Like the Bosnian Serbs leader, Russia does not recognize the new high representative, who took office on August 1, but was not approved by the UN Security Council, as Russia insisted (TASS, December 2). Moscow views the post of the high representative as “a brake on the country’s development.” Still, Russia’s primary demand is the strict observance of the Dayton Accords, especially regarding the equality and independence of Republika Srpska. Furthermore, Moscow meets with hostility any attempts at revising Dayton to increase the functionality of Bosnia-Herzegovina as a state (Kommersant, December 2).
Dodik, for his part, complains that the laws of his country are decided by foreigners, being especially sensitive to the law banning the denial of genocide during the Balkan wars, pushed by the previous UN high representative, Valentin Inzko (Euronews, July 28). Meeting with the European Commissioner for Enlargement Oliver Varhelji on December 16, Dodik expressed expectation that the law would be annulled and reiterated that the Serb entity does not recognize the UN high representative (RTRS, December 16). He also pointed out the parliament’s decisions opening the way to secession.
In this regard, Banja Luka may be particularly useful for Moscow since the integration of Bosnia-Herzegovina into the North Atlantic Treaty Organization (NATO) and the EU is impossible without the consent of Republika Srpska’s leadership. A renewed conflict in the Balkans will undoubtedly stop any integration prospects for decades to come. Washington and European capitals have reacted to Banja Luka’s decisions to separate from Bosnia-Herzegovina. US Secretary of State Anthony Blinken warned of sanctions against Republika Srpska, some of them already in place. The new German Foreign Minister Annalena Baerbock called for the EU to slap sanctions on Milorad Dodik for trying to break away the Serb-majority areas in Bosnia-Herzegovina (Deutsche Welle, December 13). Turkey has also expressed strong support for Bosnia-Herzegovina’s sovereignty and territorial integrity (Daily Sabah, December 12).
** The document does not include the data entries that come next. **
diff --git a/smith-waterman-fpga-module_amd/csrc/swbank_kcommon.h b/smith-waterman-fpga-module_amd/csrc/swbank_kcommon.h
--- a/smith-waterman-fpga-module_amd/csrc/swbank_kcommon.h
+++ b/smith-waterman-fpga-module_amd/csrc/swbank_kcommon.h
@@ -643,9 +643,6 @@
 #ifndef SWK_STREAM_POLL
 #define SWK_STREAM_POLL 64
 #endif
-#ifndef SWK_STREAM_POLL_ALL
-#define SWK_STREAM_POLL_ALL 0
-#endif
 __device__ __forceinline__ uint32_t stream_mode(const uint32_t* hflag, uint32_t* dflag, int c,
                                                 int nsc, int lane) {
   for (int it = 0; it < (1 << 20); ++it) {
@@ -655,8 +652,7 @@
       __builtin_amdgcn_fence(__ATOMIC_ACQUIRE, "");
       return v;
     }
-    if ((SWK_STREAM_POLL_ALL || threadIdx.x < 64) &&
-        (it == 0 || ((it + (int)blockIdx.x) % SWK_STREAM_POLL) == 0)) {
+    if (threadIdx.x < 64 && ((it + (int)blockIdx.x) % SWK_STREAM_POLL) == SWK_STREAM_POLL - 1) {
       v = __builtin_amdgcn_readfirstlane(
           __hip_atomic_load(hflag + c, __ATOMIC_ACQUIRE, __HIP_MEMORY_SCOPE_SYSTEM));
       if (v) {
diff --git a/smith-waterman-fpga-module_amd/csrc/swbank_stream.hip b/smith-waterman-fpga-module_amd/csrc/swbank_stream.hip
--- a/smith-waterman-fpga-module_amd/csrc/swbank_stream.hip
+++ b/smith-waterman-fpga-module_amd/csrc/swbank_stream.hip
@@ -66,15 +66,12 @@
               b->sflag.reserve(nsc * 4) == hipSuccess &&
               b->sdrec.reserve(nsc) == hipSuccess && b->sctr.reserve(1) == hipSuccess &&
               b->srec.reserve(nsc * sizeof(SwkStreamChunk)) == hipSuccess &&
-              b->shflag.reserve(nsc * 8) == hipSuccess &&
+              b->shflag.reserve(nsc * 16) == hipSuccess &&
               b->shscores.reserve(n * 4) == hipSuccess;
     for (int i = 0; ok && i < std::min<int>(sw_bank::NSLOT, (int)nsc); ++i)
       ok = b->hslot[i].reserve(slot_bytes) == hipSuccess;
-    while (ok && b->sev.size() < nsc) {
-      hipEvent_t e;
-      ok = hipEventCreateWithFlags(&e, hipEventDisableTiming | hipEventBlockingSync) == hipSuccess;
-      if (ok) b->sev.push_back(e);
-    }
+    if (ok && !b->sflag_clear)
+      ok = hipEventCreateWithFlags(&b->sflag_clear, hipEventDisableTiming) == hipSuccess;
     if (!ok) {
       (void)hipGetLastError();
       b->sbuf.release();
@@ -91,16 +88,21 @@
                             (unsigned)(roff[nsc] / 256)};
     __atomic_store_n(&hflag[i], 0u, __ATOMIC_RELAXED);
     __atomic_store_n(&hflag[nsc + i], 0u, __ATOMIC_RELAXED);
-  }
+    hflag[3 * nsc + i] = 0u;
+  }
+  uint32_t* const mode = hflag + 2 * nsc;
   std::atomic_thread_fence(std::memory_order_seq_cst);
+  HIPOK(b, hipMemcpyAsync(b->sflag.p, hflag + 3 * nsc, nsc * 4, hipMemcpyHostToDevice,
+                          b->copy_stream));
+  HIPOK(b, hipEventRecord(b->sflag_clear, b->copy_stream));
 
   sw_bank::Ev ev{};
   const auto start_kernel = [&]() -> sw_status {
     HIPOK(b, hipStreamWaitEvent(ks, b->ev_ready, 0));
     HIPOK(b, hipStreamWaitEvent(ks, b->ev_used, 0));
+    HIPOK(b, hipStreamWaitEvent(ks, b->sflag_clear, 0));
     HIPOK(b, hipMemcpyAsync(b->sdrec.p, rec, nsc * sizeof(SwkStreamChunk), hipMemcpyHostToDevice,
                             ks));
-    HIPOK(b, hipMemsetAsync(b->sflag.p, 0, nsc * 4, ks));
     HIPOK(b, hipMemsetAsync(b->sctr.p, 0, 4, ks));
     if (zbytes) HIPOK(b, hipMemsetAsync(b->sbuf.p + roff[nsc], 0, zbytes, ks));
     if (b->timing) {
@@ -129,34 +131,8 @@
     return SW_OK;
   };
 
-  std::vector<uint32_t> mode(nsc, 0);
   size_t issued = 0;
-  bool stop = false;
-  std::mutex pm;
-  std::condition_variable pcv;
   const int hold_ms = env_int("SWBANK_STREAM_HOLD_MS", 0);
-  std::vector<std::chrono::steady_clock::time_point> pub_t(nsc);
-  size_t published = 0;
-  hipError_t pub_err = hipSuccess;
-  std::thread publisher([&] {
-    for (size_t i = 0; i < nsc; ++i) {
-      {
-        std::unique_lock<std::mutex> lk(pm);
-        pcv.wait(lk, [&] { return issued > i || stop; });
-        if (issued <= i) return;
-      }
-      const hipError_t e = hipEventSynchronize(b->sev[i]);
-      if (e != hipSuccess) {
-        pub_err = e;
-        for (size_t j = i; j < nsc; ++j) __atomic_store_n(&hflag[j], SWK_STREAM_ABORT, __ATOMIC_RELEASE);
-        return;
-      }
-      if (i == 1 && hold_ms > 0) std::this_thread::sleep_for(std::chrono::milliseconds(hold_ms));
-      __atomic_store_n(&hflag[i], mode[i], __ATOMIC_RELEASE);
-      pub_t[i] = std::chrono::steady_clock::now();
-      published = i + 1;
-    }
-  });
 
   HostPool& pool = *b->pool;
   const unsigned PT = pool.size();
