# linnanwang/FastGen

Hardware: AMD Instinct MI355X
Metric: images/sec at 4-step distilled (DMD2) sampling (higher is better)
Workload: dtype fp32 (tensors, accumulate) with split-bf16 x3 MFMA conv products; 1 GPU; EDM CIFAR-10 32x32 SongUNet (55.7M params) DMD2 4-step 'sde' sampling, batch=512 per GPU; global_batch=512, sample_steps=4, parallelism=replicas x1 (no data-path collective), graph=True

## Files before the change

### fastgen_amd/csrc/conv_ws3.hip

```cpp
#include "common.h"
#include "conv.h"

namespace {

constexpr int X3_NTHR = 768;
constexpr int X3_KC = 32;
constexpr int X3_PA = 16;
constexpr int X3_PLANE = 3072;
constexpr int X3_ABUF = 8 * X3_PLANE;
constexpr int X3_RING = 4;
constexpr int X3_HOFF = 128 * 512;
constexpr int X3_LDS = X3_HOFF + X3_RING * X3_ABUF;
constexpr int X3_TAPB = 2048;

template <int LOGW>
struct X3Geom {
    static constexpr int W = 1 << LOGW;
    static constexpr int TW = 16, TH = 8;
    static constexpr int IPT = LOGW == 3 ? 2 : 1;
    static constexpr int TCOLS = LOGW == 3 ? 1 : W / TW;
    static constexpr int TPI = LOGW == 3 ? 1 : (W / TH) * TCOLS;
    static constexpr int HW_ = LOGW == 3 ? 2 * W + 3 : TW + 2, HH_ = TH + 2;
    static constexpr int HALO_PIX = HW_ * HH_;
    static constexpr int RS = HW_ * X3_PA;
    static_assert(HALO_PIX * X3_PA <= X3_PLANE && HALO_PIX <= 192, "one halo plane; three producer passes of 64 pixels");
};

__device__ __forceinline__ void x3_barrier() {
    asm volatile("s_waitcnt lgkmcnt(0)\n\ts_barrier" ::: "memory");
}

struct X3Frag {
    bf16x8 hi, lo;
};

template <int RES, int LOGW, int PRO>
__global__ __launch_bounds__(X3_NTHR) void conv3_x3ws_kernel(const ConvArgs a, const int ntiles) {
    using G = X3Geom<LOGW>;
    constexpr bool SUB = RES == RES_SUBPIX;
    constexpr int NTAP = SUB ? 4 : 9;
    constexpr int RN = SUB ? 4 : 3;
    constexpr int NQ = 4 * NTAP;
    constexpr int X3_STEPB = NTAP * X3_TAPB;
    extern __shared__ __attribute__((aligned(16))) char smem[];
    char* const hbuf = smem;
    char* const ring = smem + X3_HOFF;

    const int tid = threadIdx.x;
    const int lane = tid & 63;
    const int wave = __builtin_amdgcn_readfirstlane(tid >> 6);
    const int Cin = a.C1 + a.C2;
    const int nchunk = Cin / X3_KC;
    const int G8 = (int)gridDim.x >> 3;
    const int wg = ((gridDim.x & 7) == 0) ? ((int)blockIdx.x & 7) * G8 + ((int)blockIdx.x >> 3) : (int)blockIdx.x;
    const int gstride = (int)gridDim.x;
    const int my_tiles = (ntiles - wg + gstride - 1) / gstride;
    const int S = my_tiles * nchunk;
    const int NSTEP = S + 3;
    const int H = SUB ? a.Hs : a.H;

    if (wave < 8) {
        const int grp = wave >> 2, wl = wave & 3;
        const int col = lane & 15, g4 = lane >> 4;
        const size_t wstride = (size_t)nchunk * NTAP * 1024;
        const __amdgpu_buffer_rsrc_t wrs = __builtin_amdgcn_make_buffer_rsrc(
            const_cast<__bf16*>(reinterpret_cast<const __bf16*>(a.wpack_ws) + (size_t)(grp * 8 + wl * 2) * wstride), 0, 0x7fffffff,
            0x00020000);
        const int wvoff = lane * 16;
        const int wsb = (int)(wstride * 2);
        const int wphb = SUB ? 16 * wsb : 0;
        int tcur = wg;
        auto load_w = [&](int byte_off) -> X3Frag {
            X3Frag f;
            f.hi = __builtin_bit_cast(bf16x8, __builtin_amdgcn_raw_buffer_load_b128(wrs, wvoff, byte_off, 0));
            f.lo = __builtin_bit_cast(bf16x8, __builtin_amdgcn_raw_buffer_load_b128(wrs, wvoff, byte_off + 1024, 0));
            return f;
        };
        X3Frag wq[RN][2];
#pragma unroll
        for (int j = 0; j < RN; ++j)
#pragma unroll
            for (int nt = 0; nt < 2; ++nt) wq[j][nt] = load_w((tcur & 3) * wphb + nt * wsb + j * X3_TAPB);

        f32x4 acc[8][2];
#pragma unroll
        for (int m = 0; m < 8; ++m)
#pragma unroll
            for (int nt = 0; nt < 2; ++nt) acc[m][nt] = f32x4{0.f, 0.f, 0.f, 0.f};

        const int lane_off = g4 * X3_PLANE + (col + ((G::IPT == 2 && col >= 8) ? 1 : 0)) * X3_PA;
        const int dl0 = col * 512 + ((8 * wl + ((g4) ^ (col & 7))) << 4);
        const int dl1 = col * 512 + ((8 * wl + ((4 + g4) ^ (col & 7))) << 4);

        x3_barrier();
        int c = 0;
        for (int s = 0; s < NSTEP; ++s) {
            const int ls = s - 2 * grp;
            if (ls >= 0 && ls < S) {
                const char* abase = ring + (ls & 3) * X3_ABUF + lane_off + (SUB ? ((tcur >> 1) & 1) * G::RS + (tcur & 1) * X3_PA : 0);
                const int cn = (c + 1 == nchunk) ? 0 : c + 1;
                const int tnext = cn == 0 ? tcur + gstride : tcur;
                const int wcur = (tcur & 3) * wphb + c * X3_STEPB;
                const int wnxt = (ls + 1 < S) ? (tnext & 3) * wphb + cn * X3_STEPB : wcur;
                auto read_x = [&](int q, X3Frag (&xf)[2]) {
                    const int tap = q >> 2, m0 = 2 * (q & 3);
                    const int off = ((SUB ? tap >> 1 : tap / 3) + m0) * G::RS + (SUB ? tap & 1 : tap % 3) * X3_PA;
#pragma unroll
                    for (int m = 0; m < 2; ++m) {
                        xf[m].hi = *reinterpret_cast<const bf16x8*>(abase + off + m * G::RS);
                        xf[m].lo = *reinterpret_cast<const bf16x8*>(abase + off + m * G::RS + 4 * X3_PLANE);
                    }
                };
                auto mma12 = [&](int q, const X3Frag (&xf)[2]) {
                    const int tap = q >> 2, m0 = 2 * (q & 3);
                    const X3Frag(&wf)[2] = wq[tap % RN];
#pragma unroll
                    for (int m = 0; m < 2; ++m)
#pragma unroll
                        for (int nt = 0; nt < 2; ++nt)
                            acc[m0 + m][nt] = __builtin_amdgcn_mfma_f32_16x16x32_bf16(wf[nt].hi, xf[m].lo, acc[m0 + m][nt], 0, 0, 0);
#pragma unroll
                    for (int m = 0; m < 2; ++m)
#pragma unroll
                        for (int nt = 0; nt < 2; ++nt)
                            acc[m0 + m][nt] = __builtin_amdgcn_mfma_f32_16x16x32_bf16(wf[nt].lo, xf[m].hi, acc[m0 + m][nt], 0, 0, 0);
#pragma unroll
                    for (int m = 0; m < 2; ++m)
#pragma unroll
                        for (int nt = 0; nt < 2; ++nt)
                            acc[m0 + m][nt] = __builtin_amdgcn_mfma_f32_16x16x32_bf16(wf[nt].hi, xf[m].hi, acc[m0 + m][nt], 0, 0, 0);
                    if ((q & 3) != 3) return;
                    const int pn = (tap + RN < NTAP) ? wcur + (tap + RN) * X3_TAPB : wnxt + (tap + RN - NTAP) * X3_TAPB;
#pragma unroll
                    for (int nt = 0; nt < 2; ++nt) wq[tap % RN][nt] = load_w(pn + nt * wsb);
                };
                X3Frag x0[2], x1[2];
                read_x(0, x0);
#pragma unroll
                for (int q = 0; q < NQ; q += 2) {
                    read_x(q + 1, x1);
                    __builtin_amdgcn_sched_barrier(0);
                    mma12(q, x0);
                    __builtin_amdgcn_sched_barrier(0);
                    if (q + 2 < NQ) read_x(q + 2, x0);
                    __builtin_amdgcn_sched_barrier(0);
                    mma12(q + 1, x1);
                    __builtin_amdgcn_sched_barrier(0);
                }
                if (c + 1 == nchunk) {
#pragma unroll
                    for (int m = 0; m < 8; ++m) {
                        *reinterpret_cast<f32x4*>(hbuf + m * 8192 + dl0) = acc[m][0];
                        *reinterpret_cast<f32x4*>(hbuf + m * 8192 + dl1) = acc[m][1];
                        acc[m][0] = f32x4{0.f, 0.f, 0.f, 0.f};
                        acc[m][1] = f32x4{0.f, 0.f, 0.f, 0.f};
                    }
                }
                c = cn;
                tcur = tnext;
            }
            x3_barrier();
        }
        return;
    }

    const int ptid = tid - 512;
    const int pw = wave - 8;
    const int oct = ptid & 3;
    const float* src1 = reinterpret_cast<const float*>(a.src1);
    const float* src2 = reinterpret_cast<const float*>(a.src2);
    int hdy[3], hdx[3], hlds[3];
    bool third;
    const int pslot = ptid >> 2;
    const int pimg = (G::IPT == 2 && pslot >= 30) ? 1 : 0;
#pragma unroll
    for (int i = 0; i < 3; ++i) {
        int hy, hx;
        if (G::IPT == 2) {
            const int l = pimg ? min(pslot - 30 + 34 * i, 99) : pslot + 30 * i;
            hy = pimg ? l / 10 : l / 9;
            hx = pimg ? 9 + (l - hy * 10) : l - hy * 9;
            third = pimg ? pslot - 30 + 68 < 100 : true;
        } else {
            const int hq = min(pslot + 64 * i, G::HALO_PIX - 1);
            hy = hq / G::HW_;
            hx = hq - hy * G::HW_;
            third = pslot + 128 < G::HALO_PIX;
        }
        hdy[i] = hy - 1;
        hdx[i] = hx - 1 - pimg * (G::W + 1);
        hlds[i] = oct * X3_PLANE + hy * G::RS + hx * X3_PA;
    }

    auto tile_coord = [&](int t, int& n, int& slot, int& row0, int& col0) {
        if (SUB) t >>= 2;
        n = t * G::IPT / G::TPI;
        slot = t - n * G::TPI / G::IPT;
        row0 = (slot / G::TCOLS) * G::TH;
        col0 = (slot % G::TCOLS) * G::TW;
    };

    struct Staged {
        f32x4 raw[3][2];
        float2 ab[8];
    };
    unsigned off1[3], off2[3];
    bool valid[3];
    const float2* abn = a.ab;
    auto tile_setup = [&](int t) __attribute__((always_inline)) {
        int n, slot, row0, col0;
        tile_coord(t, n, slot, row0, col0);
        bool in_batch = true;
        if (G::IPT == 2) {
            n += pimg;
            in_batch = n < a.B;
            n = min(n, a.B - 1);
        }
#pragma unroll
        for (int i = 0; i < 3; ++i) {
            const int y = row0 + hdy[i], x = col0 + hdx[i];
            valid[i] = (y >= 0) && (y < H) && (x >= 0) && (x < G::W) && (i < 2 || third) && in_batch;
            const int yc = min(max(y, 0), H - 1), xc = min(max(x, 0), G::W - 1);
            const int sy = (RES == RES_UP) ? (yc >> 1) : yc, sx = (RES == RES_UP) ? (xc >> 1) : xc;
            const unsigned pix = (unsigned)((n * a.Hs + sy) * a.Ws + sx);
            off1[i] = (pix * (unsigned)a.C1 + oct * 8) * 4u;
            off2[i] = (pix * (unsigned)a.C2 + oct * 8) * 4u;
        }
        abn = a.ab + (size_t)n * Cin;
    };
    auto stage_load = [&](Staged& st, int t, int c32) __attribute__((always_inline)) {
        if (c32 == 0) tile_setup(t);
        const bool first = c32 * X3_KC < a.C1;
        const char* base = first ? reinterpret_cast<const char*>(src1) + c32 * (X3_KC * 4)
                                 : reinterpret_cast<const char*>(src2) + (c32 * X3_KC - a.C1) * 4;
#pragma unroll
        for (int i = 0; i < 3; ++i) {
            const char* p = base + (first ? off1[i] : off2[i]);
            st.raw[i][0] = *reinterpret_cast<const f32x4*>(p);
            st.raw[i][1] = *reinterpret_cast<const f32x4*>(p + 16);
        }
        if (PRO == PRO_NONE) return;
        const float2* p = abn + c32 * X3_KC + oct * 8;
#pragma unroll
        for (int j = 0; j < 8; j += 2) {
            const f32x4 q = *reinterpret_cast<const f32x4*>(p + j);
            st.ab[j] = make_float2(q[0], q[1]);
            st.ab[j + 1] = make_float2(q[2], q[3]);
        }
    };
    auto stage_store = [&](const Staged& st, char* abuf) __attribute__((always_inline)) {
#pragma unroll
        for (int i = 0; i < 3; ++i) {
            float v[8];
#pragma unroll
            for (int j = 0; j < 8; ++j) {
                v[j] = st.raw[i][j >> 2][j & 3];
                if (PRO != PRO_NONE) v[j] = silu_f<true>(fmaf(v[j], st.ab[j].x, st.ab[j].y));
            }
            bf16x8 hi, lo;
            split8(v, hi, lo);
            typedef __attribute__((ext_vector_type(4))) unsigned u32x4;
            u32x4 wh = __builtin_bit_cast(u32x4, hi), wl_ = __builtin_bit_cast(u32x4, lo);
#pragma unroll
            for (int j = 0; j < 4; ++j) {
                wh[j] = valid[i] ? wh[j] : 0u;
                wl_[j] = valid[i] ? wl_[j] : 0u;
            }
            if (i < 2 || third) {
                *reinterpret_cast<u32x4*>(abuf + hlds[i]) = wh;
                *reinterpret_cast<u32x4*>(abuf + hlds[i] + 4 * X3_PLANE) = wl_;
            }
        }
    };

    const int chq = lane & 31, psub = lane >> 5;
    float* const out = reinterpret_cast<float*>(a.out);
    const float* const resid = reinterpret_cast<const float*>(a.resid);
    const bool has_resid = __builtin_amdgcn_readfirstlane(resid != nullptr);
    auto retire_half = [&](int t, int half) __attribute__((always_inline)) {
        int n, slot, row0, col0;
        tile_coord(t, n, slot, row0, col0);
        const int co = half * 128 + chq * 4;
        const int nimg = G::IPT == 2 ? min(2, a.B - n) : 1;
        f32x4 radd[G::IPT];
#pragma unroll
        for (int k = 0; k < G::IPT; ++k) {
            radd[k] = f32x4{0.f, 0.f, 0.f, 0.f};
            if (a.bias) radd[k] = *reinterpret_cast<const f32x4*>(a.bias + co);
            const int nk = G::IPT == 2 ? min(n + k, a.B - 1) : n;
            if (a.temb) radd[k] += *reinterpret_cast<const f32x4*>(a.temb + (size_t)nk * a.temb_stride + co);
            radd[k] *= a.scale;
        }
        constexpr int OW = SUB ? 2 * G::W : G::W, OST = SUB ? 2 : 1;
        const int ph = t & 3;
        const size_t tb = SUB ? (((size_t)n * (2 * H) + 2 * row0 + (ph >> 1)) * OW + 2 * col0 + (ph & 1)) * 256 + co
                              : (((size_t)n * H + row0) * G::W + col0) * 256 + co;
        const int rs = (SUB || G::IPT == 2) ? 0 : a.rshift;
        const size_t rtb = (SUB || G::IPT == 2) ? tb : (((size_t)n * (H >> rs) + (row0 >> rs)) * (G::W >> rs) + (col0 >> rs)) * 256 + co;
        float ssum[G::IPT] = {}, ssq[G::IPT] = {};
#pragma unroll 1
        for (int grp8 = 0; grp8 < 2; ++grp8) {
            f32x4 rr[8], dv[8];
            unsigned go[8];
#pragma unroll
            for (int j = 0; j < 8; ++j) {
                const int px = pw * 32 + 2 * (grp8 * 8 + j) + psub;
                unsigned rgo;
                if (G::IPT == 2) {
                    go[j] = (unsigned)((((j >> 2) * OW + OST * (px >> 4)) * OW + OST * (px & 7)) * 256);
                    rgo = go[j];
                } else {
                    go[j] = (unsigned)((OST * (px >> 4) * OW + OST * (px & 15)) * 256);
                    rgo = SUB ? go[j] : (unsigned)((((px >> 4) >> rs) * (G::W >> rs) + ((px & 15) >> rs)) * 256);
                }
                rr[j] = f32x4{0.f, 0.f, 0.f, 0.f};
                if (has_resid && (G::IPT == 1 || (j >> 2) < nimg)) rr[j] = *reinterpret_cast<const f32x4*>(resid + rtb + rgo);
                dv[j] = *reinterpret_cast<const f32x4*>(hbuf + px * 512 + ((chq ^ (px & 7)) << 4));
            }
#pragma unroll
            for (int j = 0; j < 8; ++j) {
                const int k = G::IPT == 2 ? j >> 2 : 0;
                if (G::IPT == 2 && k >= nimg) continue;
                f32x4 v;
#pragma unroll
                for (int e = 0; e < 4; ++e) v[e] = fmaf(dv[j][e], a.scale, radd[k][e]);
                if (has_resid) {
#pragma unroll
                    for (int e = 0; e < 4; ++e) v[e] = fmaf(rr[j][e], a.scale, v[e]);
                }
                *reinterpret_cast<f32x4*>(out + tb + go[j]) = v;
                ssum[k] += (v[0] + v[1]) + (v[2] + v[3]);
                ssq[k] += (v[0] * v[0] + v[1] * v[1]) + (v[2] * v[2] + v[3] * v[3]);
            }
        }
#pragma unroll
        for (int k = 0; k < G::IPT; ++k) {
            ssum[k] += __shfl_xor(ssum[k], 32);
            ssq[k] += __shfl_xor(ssq[k], 32);
            const size_t sl = SUB ? ((size_t)(n + k) * G::TPI + slot) * 4 + ph : (size_t)(n + k) * G::TPI + slot;
            if (a.stats && psub == 0 && k < nimg) a.stats[(sl * 4 + pw) * 64 + half * 32 + chq] = make_float2(ssum[k], ssq[k]);
        }
    };

    auto advance = [&](int& t, int& cc) {
        if (++cc == nchunk) {
            cc = 0;
            t += gstride;
        }
    };
    Staged st;
    int t1 = wg, c1 = 0;
    stage_load(st, t1, c1);
    stage_store(st, ring);
    advance(t1, c1);
    x3_barrier();
    int sa = 0;
    for (int s = 0; s < NSTEP; ++s) {
        const bool more = s + 1 < S;
        if (more) stage_load(st, t1, c1);
        if (sa == 0 && s >= nchunk && s <= S) retire_half(wg + (s / nchunk - 1) * gstride, 0);
        if (sa == 2 % nchunk && s - 2 >= nchunk && s - 2 <= S && (s - 2) % nchunk == 0) retire_half(wg + ((s - 2) / nchunk - 1) * gstride, 1);
        if (more) {
            stage_store(st, ring + ((s + 1) & 3) * X3_ABUF);
            advance(t1, c1);
        }
        if (++sa == nchunk) sa = 0;
        x3_barrier();
    }
}
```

Despite the parliamentary vote on December 10, however, the process of “taking back power” from Sarajevo would be illegal if it does not involve changes in the Constitution of Bosnia-Herzegovina—which are unlikely to be accepted by the Bosnian Muslims and Croats. In addition, a potential referendum in the Serb entity may not produce the outcome desired by the Serb leadership. Although Dodik does not care about being put under more Western sanctions, business owners in Republika Srpska are worried about broader sanctions that can cripple their livelihood and the region. And though many Serbs may fall for the nationalist rhetoric, most of them are wary of another bloody and senseless war looming on the horizon.